The response must contain every line from the records below that has "nsrc".

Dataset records
++++++++++++++++++++
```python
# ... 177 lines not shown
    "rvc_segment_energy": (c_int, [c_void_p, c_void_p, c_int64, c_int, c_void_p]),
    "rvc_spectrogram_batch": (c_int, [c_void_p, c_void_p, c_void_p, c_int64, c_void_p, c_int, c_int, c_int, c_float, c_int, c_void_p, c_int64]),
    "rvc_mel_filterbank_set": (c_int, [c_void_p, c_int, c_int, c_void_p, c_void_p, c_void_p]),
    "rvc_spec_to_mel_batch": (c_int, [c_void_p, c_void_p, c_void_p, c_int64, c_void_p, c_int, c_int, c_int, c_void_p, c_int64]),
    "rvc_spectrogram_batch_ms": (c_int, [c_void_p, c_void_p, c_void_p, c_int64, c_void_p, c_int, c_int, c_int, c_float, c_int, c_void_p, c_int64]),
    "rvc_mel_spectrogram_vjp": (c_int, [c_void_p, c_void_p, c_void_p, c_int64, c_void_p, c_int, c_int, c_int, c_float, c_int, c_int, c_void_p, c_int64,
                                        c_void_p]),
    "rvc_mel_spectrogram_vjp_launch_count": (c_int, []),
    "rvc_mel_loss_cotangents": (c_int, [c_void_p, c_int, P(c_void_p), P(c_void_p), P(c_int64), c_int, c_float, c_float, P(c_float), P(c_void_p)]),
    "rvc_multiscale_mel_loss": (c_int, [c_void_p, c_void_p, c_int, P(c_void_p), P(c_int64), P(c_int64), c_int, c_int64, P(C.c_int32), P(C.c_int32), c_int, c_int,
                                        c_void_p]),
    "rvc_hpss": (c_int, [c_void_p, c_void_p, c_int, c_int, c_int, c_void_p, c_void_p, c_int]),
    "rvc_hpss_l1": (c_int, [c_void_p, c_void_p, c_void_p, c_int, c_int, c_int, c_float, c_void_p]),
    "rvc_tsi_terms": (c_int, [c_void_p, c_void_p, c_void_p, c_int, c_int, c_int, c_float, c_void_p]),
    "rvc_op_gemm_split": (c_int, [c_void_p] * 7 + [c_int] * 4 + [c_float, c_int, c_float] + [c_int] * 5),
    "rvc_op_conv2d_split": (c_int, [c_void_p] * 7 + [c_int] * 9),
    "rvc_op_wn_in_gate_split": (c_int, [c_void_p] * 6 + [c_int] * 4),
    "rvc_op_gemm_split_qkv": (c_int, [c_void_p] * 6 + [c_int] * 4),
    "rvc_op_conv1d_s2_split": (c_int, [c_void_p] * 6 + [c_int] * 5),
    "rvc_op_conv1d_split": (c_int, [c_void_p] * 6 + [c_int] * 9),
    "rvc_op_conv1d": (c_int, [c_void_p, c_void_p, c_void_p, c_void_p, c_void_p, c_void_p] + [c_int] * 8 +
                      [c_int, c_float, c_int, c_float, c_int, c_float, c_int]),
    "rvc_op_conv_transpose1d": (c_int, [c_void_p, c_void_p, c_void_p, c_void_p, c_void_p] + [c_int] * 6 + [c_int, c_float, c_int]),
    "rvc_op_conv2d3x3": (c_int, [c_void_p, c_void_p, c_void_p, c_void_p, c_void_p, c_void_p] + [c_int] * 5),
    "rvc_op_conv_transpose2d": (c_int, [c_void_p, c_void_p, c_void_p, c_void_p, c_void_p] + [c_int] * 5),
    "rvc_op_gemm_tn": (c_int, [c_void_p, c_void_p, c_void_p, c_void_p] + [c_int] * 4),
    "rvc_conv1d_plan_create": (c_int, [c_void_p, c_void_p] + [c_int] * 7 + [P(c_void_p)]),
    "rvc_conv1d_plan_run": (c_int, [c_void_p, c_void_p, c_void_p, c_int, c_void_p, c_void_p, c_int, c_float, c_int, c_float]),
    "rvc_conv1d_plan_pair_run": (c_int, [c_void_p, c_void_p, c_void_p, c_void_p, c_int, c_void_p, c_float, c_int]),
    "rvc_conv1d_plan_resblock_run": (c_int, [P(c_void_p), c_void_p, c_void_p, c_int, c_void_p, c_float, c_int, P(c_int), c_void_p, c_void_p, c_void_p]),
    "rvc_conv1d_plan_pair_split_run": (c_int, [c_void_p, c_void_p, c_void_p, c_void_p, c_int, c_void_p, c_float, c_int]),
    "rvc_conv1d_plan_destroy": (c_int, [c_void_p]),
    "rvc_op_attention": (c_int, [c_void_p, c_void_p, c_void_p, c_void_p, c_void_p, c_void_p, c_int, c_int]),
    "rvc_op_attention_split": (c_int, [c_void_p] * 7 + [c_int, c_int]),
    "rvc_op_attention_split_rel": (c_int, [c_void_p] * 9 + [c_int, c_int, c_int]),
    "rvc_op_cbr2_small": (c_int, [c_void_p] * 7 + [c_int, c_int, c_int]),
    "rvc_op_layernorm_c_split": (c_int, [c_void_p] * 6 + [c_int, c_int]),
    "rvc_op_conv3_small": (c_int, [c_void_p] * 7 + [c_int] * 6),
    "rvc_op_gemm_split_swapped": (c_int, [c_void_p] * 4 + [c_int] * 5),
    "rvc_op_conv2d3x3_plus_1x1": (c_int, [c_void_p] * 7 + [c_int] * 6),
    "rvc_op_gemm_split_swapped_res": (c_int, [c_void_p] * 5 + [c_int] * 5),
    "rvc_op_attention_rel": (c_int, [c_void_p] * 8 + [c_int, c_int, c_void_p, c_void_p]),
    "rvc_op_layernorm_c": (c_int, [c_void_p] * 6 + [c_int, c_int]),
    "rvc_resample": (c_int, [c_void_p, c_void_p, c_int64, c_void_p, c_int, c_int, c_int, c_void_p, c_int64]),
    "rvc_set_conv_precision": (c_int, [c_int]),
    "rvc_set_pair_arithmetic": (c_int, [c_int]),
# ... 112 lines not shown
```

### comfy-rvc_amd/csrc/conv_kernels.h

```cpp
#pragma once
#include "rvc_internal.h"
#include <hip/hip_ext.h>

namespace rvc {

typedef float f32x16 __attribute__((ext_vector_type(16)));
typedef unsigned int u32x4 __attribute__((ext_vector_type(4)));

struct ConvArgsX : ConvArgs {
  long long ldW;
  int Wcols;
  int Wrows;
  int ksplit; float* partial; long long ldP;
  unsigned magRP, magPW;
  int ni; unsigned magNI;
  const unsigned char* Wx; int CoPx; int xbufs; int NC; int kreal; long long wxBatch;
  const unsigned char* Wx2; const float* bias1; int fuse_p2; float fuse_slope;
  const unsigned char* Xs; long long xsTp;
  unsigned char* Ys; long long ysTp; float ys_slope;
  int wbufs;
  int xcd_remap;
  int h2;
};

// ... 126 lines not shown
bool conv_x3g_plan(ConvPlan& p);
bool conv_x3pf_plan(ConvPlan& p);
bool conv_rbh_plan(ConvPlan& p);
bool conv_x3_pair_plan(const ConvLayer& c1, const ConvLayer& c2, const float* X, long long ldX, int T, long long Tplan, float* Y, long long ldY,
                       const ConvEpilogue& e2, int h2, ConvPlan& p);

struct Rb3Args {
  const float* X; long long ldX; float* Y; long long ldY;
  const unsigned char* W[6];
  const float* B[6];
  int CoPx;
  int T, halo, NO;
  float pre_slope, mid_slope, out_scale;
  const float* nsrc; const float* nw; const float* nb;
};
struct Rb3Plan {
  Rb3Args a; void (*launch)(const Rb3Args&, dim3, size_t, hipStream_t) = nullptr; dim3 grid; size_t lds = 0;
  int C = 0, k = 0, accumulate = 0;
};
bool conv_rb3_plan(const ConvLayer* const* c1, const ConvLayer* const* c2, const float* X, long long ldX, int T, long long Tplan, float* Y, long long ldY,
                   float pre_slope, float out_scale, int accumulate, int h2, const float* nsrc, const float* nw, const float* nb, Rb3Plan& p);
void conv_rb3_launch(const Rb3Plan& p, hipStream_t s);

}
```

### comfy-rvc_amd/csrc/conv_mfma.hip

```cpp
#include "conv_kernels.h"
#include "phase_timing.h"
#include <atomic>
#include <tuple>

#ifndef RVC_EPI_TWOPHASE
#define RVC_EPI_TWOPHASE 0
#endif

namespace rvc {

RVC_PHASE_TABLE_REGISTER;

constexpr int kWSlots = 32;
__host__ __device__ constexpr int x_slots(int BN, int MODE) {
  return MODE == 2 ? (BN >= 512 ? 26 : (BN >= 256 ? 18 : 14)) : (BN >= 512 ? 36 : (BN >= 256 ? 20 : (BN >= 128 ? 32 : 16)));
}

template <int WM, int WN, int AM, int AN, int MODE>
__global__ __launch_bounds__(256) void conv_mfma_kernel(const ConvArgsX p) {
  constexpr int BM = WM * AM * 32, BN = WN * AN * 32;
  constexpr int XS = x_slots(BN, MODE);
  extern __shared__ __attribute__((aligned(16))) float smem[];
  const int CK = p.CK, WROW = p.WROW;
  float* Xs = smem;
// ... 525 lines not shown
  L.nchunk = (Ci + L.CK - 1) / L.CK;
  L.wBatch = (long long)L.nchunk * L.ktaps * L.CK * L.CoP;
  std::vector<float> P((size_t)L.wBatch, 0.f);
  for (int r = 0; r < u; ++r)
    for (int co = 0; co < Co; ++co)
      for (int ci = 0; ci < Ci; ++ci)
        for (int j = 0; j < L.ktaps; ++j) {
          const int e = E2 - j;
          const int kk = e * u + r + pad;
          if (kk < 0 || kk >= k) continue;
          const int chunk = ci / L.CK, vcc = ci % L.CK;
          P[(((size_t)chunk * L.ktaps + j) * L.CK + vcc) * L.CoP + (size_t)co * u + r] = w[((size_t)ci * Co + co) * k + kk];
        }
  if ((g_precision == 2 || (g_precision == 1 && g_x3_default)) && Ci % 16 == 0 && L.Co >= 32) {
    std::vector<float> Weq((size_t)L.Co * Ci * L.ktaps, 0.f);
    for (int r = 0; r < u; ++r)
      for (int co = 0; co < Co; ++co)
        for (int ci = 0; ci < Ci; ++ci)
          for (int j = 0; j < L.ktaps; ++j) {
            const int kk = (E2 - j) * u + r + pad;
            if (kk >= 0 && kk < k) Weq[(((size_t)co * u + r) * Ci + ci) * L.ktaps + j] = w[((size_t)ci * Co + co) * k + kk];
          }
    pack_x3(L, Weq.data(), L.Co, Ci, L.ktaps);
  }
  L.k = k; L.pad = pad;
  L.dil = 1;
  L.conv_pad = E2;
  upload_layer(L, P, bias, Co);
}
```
++++++++++++++++++++
> **TASK ANSWER**:
  const float* nsrc; const float* nw; const float* nb;
                   float pre_slope, float out_scale, int accumulate, int h2, const float* nsrc, const float* nw, const float* nb, Rb3Plan& p);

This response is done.